**Exercise objective:**
From the data below, return all lines holding the string "exhausted".

**Provided information:**
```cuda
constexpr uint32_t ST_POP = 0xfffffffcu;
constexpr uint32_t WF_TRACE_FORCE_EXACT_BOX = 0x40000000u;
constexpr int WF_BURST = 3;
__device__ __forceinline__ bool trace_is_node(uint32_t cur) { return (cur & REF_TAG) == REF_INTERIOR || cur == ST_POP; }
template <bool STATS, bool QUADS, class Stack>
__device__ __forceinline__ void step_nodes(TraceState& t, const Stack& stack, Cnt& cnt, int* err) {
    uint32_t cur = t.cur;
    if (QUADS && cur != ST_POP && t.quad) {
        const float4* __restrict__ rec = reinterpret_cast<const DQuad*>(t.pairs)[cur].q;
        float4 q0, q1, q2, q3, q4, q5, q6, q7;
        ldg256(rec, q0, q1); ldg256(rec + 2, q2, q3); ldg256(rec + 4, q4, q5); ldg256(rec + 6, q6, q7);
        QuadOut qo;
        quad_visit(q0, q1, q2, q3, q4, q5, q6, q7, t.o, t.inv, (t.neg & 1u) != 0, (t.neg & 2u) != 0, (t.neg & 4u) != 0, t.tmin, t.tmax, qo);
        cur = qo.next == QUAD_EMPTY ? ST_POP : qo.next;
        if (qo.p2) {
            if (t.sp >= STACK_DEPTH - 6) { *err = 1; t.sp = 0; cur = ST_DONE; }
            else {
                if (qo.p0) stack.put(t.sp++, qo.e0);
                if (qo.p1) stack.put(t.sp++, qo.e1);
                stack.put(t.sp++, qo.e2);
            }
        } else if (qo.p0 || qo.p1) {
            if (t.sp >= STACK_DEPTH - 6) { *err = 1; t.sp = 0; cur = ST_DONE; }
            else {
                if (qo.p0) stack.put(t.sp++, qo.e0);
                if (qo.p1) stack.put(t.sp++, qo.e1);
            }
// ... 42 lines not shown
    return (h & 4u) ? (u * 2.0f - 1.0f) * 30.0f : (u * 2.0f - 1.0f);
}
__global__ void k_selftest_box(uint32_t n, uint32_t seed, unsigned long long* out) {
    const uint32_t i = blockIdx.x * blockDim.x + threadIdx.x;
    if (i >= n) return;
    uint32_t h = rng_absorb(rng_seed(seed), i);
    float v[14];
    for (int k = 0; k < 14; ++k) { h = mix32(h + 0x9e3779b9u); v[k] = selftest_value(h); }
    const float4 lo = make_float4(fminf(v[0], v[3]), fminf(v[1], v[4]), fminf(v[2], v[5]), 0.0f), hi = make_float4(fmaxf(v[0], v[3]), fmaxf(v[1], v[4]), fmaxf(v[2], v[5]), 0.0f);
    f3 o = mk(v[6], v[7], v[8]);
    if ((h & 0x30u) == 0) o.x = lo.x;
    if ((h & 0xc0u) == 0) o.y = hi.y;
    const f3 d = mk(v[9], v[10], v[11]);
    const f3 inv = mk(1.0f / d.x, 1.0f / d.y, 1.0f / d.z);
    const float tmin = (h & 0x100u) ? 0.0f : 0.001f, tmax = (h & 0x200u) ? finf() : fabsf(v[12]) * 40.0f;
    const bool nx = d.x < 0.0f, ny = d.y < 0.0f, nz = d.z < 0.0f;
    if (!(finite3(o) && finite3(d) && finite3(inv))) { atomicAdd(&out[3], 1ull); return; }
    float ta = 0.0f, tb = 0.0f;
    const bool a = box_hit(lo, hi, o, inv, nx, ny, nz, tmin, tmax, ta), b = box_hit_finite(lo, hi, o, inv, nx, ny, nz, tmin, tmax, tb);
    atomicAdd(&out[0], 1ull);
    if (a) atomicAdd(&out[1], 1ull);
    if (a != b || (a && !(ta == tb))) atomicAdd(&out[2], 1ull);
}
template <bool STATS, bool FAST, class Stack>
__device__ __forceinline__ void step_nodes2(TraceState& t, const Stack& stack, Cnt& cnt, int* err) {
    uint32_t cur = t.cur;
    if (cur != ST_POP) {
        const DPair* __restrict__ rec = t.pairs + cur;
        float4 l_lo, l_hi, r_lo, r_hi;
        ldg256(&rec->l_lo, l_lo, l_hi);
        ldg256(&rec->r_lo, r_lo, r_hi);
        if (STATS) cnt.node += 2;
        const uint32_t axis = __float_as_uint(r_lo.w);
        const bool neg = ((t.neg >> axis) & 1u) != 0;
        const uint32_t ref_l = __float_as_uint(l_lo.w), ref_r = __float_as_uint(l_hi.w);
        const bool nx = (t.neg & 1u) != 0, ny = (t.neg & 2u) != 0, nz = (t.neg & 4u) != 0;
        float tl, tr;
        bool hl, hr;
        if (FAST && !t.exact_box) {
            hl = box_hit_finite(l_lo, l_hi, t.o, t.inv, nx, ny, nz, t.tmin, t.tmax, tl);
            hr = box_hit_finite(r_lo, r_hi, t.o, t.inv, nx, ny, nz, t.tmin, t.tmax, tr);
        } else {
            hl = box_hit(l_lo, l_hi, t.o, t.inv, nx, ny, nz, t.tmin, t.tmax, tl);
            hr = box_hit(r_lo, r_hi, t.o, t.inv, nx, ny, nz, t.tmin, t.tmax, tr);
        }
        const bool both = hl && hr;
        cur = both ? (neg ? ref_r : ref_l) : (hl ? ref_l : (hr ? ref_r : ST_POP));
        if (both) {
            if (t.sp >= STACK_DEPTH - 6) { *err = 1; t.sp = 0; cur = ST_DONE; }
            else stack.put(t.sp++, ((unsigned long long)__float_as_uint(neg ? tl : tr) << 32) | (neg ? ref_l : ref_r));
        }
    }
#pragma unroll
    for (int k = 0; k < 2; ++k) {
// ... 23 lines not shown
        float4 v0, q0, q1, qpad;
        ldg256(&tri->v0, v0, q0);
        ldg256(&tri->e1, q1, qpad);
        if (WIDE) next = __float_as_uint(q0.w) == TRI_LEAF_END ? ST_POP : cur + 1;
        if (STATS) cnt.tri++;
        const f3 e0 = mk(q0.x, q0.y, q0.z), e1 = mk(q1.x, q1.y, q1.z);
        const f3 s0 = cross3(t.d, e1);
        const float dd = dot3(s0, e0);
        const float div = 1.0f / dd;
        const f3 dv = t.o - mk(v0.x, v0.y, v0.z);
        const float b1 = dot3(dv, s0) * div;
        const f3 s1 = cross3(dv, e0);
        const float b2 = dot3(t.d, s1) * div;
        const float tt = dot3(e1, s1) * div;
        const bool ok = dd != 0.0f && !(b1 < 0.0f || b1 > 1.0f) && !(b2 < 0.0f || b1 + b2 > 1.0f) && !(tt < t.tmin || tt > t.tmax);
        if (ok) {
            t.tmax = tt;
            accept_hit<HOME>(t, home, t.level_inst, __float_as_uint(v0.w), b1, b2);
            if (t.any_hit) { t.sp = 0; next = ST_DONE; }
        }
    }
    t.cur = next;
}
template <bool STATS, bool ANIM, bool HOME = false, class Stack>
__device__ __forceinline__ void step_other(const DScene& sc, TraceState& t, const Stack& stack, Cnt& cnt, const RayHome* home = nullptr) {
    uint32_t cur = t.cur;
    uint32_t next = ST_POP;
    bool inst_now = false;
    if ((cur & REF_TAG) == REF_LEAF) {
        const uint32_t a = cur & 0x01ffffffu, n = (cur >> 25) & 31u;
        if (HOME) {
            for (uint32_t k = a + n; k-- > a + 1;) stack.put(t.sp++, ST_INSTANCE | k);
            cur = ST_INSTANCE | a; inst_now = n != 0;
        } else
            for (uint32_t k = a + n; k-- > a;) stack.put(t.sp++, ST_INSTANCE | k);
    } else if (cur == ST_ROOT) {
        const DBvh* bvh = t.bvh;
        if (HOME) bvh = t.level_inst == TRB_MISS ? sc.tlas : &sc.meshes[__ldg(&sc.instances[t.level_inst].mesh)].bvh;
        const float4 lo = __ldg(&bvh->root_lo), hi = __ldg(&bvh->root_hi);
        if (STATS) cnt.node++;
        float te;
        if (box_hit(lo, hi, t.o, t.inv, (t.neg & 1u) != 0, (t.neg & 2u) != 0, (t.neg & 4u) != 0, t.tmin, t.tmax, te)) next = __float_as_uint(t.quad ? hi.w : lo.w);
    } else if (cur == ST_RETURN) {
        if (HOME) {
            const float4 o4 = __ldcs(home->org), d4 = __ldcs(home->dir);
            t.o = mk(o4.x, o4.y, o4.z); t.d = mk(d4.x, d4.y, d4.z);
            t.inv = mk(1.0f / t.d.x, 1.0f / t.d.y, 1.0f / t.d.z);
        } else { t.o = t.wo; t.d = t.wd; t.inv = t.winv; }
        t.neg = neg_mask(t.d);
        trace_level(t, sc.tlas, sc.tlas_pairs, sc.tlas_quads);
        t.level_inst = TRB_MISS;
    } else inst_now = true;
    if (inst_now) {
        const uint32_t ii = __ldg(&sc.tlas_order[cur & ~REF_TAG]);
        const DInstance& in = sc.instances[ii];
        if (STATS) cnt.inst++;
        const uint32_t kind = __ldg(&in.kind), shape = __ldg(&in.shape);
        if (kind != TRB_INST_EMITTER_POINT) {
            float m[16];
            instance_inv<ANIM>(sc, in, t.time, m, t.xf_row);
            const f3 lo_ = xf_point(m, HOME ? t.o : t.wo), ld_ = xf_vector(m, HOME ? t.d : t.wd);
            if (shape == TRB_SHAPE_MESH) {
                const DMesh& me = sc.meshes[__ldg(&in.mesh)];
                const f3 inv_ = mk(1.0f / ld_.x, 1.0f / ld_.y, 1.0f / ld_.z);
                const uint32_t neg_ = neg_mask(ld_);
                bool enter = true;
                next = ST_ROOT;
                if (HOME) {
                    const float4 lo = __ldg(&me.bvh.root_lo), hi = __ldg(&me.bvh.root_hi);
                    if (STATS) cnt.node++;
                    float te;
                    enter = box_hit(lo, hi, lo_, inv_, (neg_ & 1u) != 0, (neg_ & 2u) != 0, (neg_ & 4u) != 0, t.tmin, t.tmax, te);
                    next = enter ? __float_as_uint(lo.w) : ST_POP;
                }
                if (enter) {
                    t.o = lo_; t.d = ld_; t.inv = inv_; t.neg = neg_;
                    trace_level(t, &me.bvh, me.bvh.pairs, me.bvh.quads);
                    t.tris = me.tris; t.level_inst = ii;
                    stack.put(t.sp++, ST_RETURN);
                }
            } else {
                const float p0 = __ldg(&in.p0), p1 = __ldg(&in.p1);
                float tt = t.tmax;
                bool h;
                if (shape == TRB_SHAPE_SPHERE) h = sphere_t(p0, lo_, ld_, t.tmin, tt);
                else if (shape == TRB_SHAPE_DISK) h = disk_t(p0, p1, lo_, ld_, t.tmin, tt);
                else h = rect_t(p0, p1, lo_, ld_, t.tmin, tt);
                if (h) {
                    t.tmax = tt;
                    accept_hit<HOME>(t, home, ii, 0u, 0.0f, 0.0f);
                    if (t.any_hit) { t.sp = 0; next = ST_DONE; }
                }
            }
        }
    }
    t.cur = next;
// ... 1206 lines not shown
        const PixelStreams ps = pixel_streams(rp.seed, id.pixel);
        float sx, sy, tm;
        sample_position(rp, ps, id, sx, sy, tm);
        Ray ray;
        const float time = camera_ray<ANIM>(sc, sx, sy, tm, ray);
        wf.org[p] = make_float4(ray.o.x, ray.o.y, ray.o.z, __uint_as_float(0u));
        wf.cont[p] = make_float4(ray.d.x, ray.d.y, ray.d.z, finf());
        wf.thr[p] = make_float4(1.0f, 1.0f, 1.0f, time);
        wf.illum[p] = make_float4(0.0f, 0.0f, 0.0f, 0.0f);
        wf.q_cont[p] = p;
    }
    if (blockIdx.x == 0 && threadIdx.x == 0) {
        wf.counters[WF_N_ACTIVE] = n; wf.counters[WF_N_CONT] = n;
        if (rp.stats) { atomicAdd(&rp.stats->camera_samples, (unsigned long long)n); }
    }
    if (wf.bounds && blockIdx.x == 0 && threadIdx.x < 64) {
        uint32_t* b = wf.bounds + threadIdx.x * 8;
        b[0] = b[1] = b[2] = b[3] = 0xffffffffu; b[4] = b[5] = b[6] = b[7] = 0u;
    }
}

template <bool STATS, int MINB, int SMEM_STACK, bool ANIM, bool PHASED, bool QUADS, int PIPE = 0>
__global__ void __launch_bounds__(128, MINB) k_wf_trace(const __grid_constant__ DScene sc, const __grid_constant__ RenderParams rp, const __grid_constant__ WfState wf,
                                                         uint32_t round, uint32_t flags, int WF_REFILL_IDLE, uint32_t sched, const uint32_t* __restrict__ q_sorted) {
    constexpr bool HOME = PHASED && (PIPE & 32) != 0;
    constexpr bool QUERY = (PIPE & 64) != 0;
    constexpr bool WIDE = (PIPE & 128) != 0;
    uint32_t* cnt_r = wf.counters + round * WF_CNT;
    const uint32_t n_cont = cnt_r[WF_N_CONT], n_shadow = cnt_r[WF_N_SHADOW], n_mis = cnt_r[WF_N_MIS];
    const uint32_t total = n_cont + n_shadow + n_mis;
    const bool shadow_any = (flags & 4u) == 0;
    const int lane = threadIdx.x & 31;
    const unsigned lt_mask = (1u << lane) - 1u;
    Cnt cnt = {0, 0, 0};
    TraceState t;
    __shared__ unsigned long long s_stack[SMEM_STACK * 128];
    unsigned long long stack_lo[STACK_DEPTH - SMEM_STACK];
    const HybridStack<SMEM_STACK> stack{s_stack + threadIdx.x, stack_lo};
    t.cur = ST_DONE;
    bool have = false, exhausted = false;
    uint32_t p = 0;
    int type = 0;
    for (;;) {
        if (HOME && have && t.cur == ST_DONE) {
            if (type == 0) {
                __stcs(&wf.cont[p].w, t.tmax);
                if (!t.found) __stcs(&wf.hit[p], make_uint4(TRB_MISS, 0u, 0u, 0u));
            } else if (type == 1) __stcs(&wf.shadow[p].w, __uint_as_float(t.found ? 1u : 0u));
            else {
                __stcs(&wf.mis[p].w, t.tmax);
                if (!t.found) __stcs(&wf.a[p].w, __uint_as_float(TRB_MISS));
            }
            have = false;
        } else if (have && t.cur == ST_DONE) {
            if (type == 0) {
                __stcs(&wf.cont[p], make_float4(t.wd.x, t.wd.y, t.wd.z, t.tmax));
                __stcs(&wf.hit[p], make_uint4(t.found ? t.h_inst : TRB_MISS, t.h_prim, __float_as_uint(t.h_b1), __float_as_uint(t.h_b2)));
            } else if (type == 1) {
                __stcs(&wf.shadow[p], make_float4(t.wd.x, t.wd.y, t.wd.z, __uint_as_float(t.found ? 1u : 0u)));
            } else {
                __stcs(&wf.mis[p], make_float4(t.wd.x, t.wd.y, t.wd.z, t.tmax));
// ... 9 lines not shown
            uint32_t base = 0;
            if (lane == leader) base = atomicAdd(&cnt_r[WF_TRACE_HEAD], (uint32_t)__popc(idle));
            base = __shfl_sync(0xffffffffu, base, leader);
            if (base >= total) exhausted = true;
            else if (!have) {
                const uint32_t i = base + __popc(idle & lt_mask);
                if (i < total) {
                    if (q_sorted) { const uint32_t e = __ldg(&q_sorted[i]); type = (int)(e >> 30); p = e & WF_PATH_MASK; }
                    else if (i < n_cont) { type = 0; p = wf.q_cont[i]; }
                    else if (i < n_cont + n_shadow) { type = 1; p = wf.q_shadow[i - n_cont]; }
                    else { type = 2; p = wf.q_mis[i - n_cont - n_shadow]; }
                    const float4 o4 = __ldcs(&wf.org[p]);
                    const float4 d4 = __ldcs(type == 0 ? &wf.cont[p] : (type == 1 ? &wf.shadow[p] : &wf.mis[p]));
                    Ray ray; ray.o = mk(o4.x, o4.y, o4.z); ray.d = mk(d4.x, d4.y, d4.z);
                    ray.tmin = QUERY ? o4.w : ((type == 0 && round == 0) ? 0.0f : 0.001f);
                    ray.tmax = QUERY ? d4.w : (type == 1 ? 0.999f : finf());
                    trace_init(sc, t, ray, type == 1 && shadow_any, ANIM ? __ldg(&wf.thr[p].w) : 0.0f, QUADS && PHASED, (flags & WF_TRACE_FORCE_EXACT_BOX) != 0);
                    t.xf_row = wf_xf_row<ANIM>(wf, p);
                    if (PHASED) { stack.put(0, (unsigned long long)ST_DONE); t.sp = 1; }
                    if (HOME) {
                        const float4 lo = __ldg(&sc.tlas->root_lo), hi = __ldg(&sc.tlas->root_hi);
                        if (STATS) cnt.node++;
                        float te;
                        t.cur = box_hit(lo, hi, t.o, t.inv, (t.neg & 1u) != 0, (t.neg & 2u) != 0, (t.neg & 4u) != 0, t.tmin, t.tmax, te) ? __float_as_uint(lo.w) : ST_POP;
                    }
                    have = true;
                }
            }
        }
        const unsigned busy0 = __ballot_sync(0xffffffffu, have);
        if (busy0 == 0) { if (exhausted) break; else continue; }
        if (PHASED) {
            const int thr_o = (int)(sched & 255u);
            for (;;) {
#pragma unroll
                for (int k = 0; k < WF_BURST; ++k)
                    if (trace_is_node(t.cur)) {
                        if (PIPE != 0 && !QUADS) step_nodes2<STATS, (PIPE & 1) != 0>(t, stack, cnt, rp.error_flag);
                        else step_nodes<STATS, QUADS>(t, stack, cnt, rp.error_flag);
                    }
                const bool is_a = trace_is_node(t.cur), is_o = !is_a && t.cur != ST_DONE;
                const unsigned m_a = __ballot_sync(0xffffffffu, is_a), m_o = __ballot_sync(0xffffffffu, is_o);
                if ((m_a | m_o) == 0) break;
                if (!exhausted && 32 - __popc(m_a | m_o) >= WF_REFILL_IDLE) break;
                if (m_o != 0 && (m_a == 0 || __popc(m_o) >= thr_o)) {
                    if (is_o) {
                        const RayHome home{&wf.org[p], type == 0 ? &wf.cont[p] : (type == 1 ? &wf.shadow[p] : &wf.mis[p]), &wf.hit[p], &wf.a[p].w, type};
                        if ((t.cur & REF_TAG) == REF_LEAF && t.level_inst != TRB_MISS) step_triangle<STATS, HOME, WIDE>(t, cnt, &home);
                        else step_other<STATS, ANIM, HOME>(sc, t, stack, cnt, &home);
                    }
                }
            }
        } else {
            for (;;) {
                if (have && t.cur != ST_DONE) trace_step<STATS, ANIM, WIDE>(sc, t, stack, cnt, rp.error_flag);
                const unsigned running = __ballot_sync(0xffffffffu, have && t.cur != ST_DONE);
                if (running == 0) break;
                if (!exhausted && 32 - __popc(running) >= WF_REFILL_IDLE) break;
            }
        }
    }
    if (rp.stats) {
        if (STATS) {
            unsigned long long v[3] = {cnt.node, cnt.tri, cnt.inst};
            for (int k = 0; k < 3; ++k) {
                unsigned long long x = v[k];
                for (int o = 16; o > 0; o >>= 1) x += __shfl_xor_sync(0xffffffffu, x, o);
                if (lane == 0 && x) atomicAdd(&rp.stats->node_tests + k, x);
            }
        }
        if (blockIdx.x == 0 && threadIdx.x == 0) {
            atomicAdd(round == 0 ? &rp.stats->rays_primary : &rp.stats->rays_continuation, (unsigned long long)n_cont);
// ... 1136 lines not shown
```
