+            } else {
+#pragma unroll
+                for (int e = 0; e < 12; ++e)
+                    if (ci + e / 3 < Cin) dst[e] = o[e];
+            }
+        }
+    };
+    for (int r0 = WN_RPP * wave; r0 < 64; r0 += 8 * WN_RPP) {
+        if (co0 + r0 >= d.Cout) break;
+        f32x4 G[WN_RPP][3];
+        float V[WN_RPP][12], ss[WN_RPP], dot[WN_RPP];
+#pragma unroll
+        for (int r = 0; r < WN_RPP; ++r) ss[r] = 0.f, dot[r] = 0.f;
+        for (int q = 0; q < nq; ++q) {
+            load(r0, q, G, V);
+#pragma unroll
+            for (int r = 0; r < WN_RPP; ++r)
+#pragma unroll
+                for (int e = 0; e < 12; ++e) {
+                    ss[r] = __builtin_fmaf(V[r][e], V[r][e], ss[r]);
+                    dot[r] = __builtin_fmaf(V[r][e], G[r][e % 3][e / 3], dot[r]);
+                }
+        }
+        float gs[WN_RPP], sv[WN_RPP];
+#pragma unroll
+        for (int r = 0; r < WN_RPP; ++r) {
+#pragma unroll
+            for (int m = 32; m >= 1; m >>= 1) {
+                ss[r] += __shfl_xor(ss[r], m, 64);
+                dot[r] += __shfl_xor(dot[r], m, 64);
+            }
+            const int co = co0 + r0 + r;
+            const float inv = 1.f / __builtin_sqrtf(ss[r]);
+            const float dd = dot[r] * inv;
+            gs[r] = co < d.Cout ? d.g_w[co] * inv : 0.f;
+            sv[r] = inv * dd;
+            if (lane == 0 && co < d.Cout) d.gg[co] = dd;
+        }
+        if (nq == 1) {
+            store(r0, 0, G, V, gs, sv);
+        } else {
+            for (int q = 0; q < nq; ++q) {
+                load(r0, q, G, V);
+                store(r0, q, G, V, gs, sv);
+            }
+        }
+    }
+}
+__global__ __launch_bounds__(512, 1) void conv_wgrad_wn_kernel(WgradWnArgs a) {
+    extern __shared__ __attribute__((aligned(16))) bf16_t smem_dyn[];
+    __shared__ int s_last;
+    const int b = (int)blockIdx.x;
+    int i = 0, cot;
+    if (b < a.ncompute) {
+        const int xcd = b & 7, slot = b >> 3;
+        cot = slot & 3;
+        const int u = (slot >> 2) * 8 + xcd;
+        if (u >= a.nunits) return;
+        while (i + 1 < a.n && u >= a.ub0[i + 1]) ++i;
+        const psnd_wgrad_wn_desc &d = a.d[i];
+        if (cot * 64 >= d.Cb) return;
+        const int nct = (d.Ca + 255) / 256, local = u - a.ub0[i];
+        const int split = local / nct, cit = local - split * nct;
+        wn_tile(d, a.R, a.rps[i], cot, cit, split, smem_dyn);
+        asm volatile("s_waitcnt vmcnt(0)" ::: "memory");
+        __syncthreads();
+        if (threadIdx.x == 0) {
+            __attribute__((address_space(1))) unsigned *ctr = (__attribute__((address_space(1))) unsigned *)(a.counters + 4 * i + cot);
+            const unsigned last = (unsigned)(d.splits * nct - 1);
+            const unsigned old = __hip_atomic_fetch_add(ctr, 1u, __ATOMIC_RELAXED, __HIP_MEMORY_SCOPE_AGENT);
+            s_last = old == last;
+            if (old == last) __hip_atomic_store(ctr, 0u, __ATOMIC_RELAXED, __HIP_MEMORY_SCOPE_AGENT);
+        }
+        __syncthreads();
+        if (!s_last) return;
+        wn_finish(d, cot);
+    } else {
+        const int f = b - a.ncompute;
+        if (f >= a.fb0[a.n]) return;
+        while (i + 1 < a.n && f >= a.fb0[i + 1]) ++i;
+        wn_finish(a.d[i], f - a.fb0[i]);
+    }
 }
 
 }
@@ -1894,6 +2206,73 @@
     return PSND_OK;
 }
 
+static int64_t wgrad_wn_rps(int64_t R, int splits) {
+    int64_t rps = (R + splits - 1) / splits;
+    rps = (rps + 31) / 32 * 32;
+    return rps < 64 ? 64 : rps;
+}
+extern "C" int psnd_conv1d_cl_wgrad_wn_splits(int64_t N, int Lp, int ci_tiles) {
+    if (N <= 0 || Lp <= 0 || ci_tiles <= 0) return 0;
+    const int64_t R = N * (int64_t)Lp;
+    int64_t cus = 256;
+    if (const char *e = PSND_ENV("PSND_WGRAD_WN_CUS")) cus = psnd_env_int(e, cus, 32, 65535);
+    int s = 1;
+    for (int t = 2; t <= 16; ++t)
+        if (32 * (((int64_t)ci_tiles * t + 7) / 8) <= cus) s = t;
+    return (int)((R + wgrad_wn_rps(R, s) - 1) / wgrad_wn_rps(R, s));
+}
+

**Problem solution:**
    bool have = false, exhausted = false;
            if (base >= total) exhausted = true;
        if (busy0 == 0) { if (exhausted) break; else continue; }
                if (!exhausted && 32 - __popc(m_a | m_o) >= WF_REFILL_IDLE) break;
                if (!exhausted && 32 - __popc(running) >= WF_REFILL_IDLE) break;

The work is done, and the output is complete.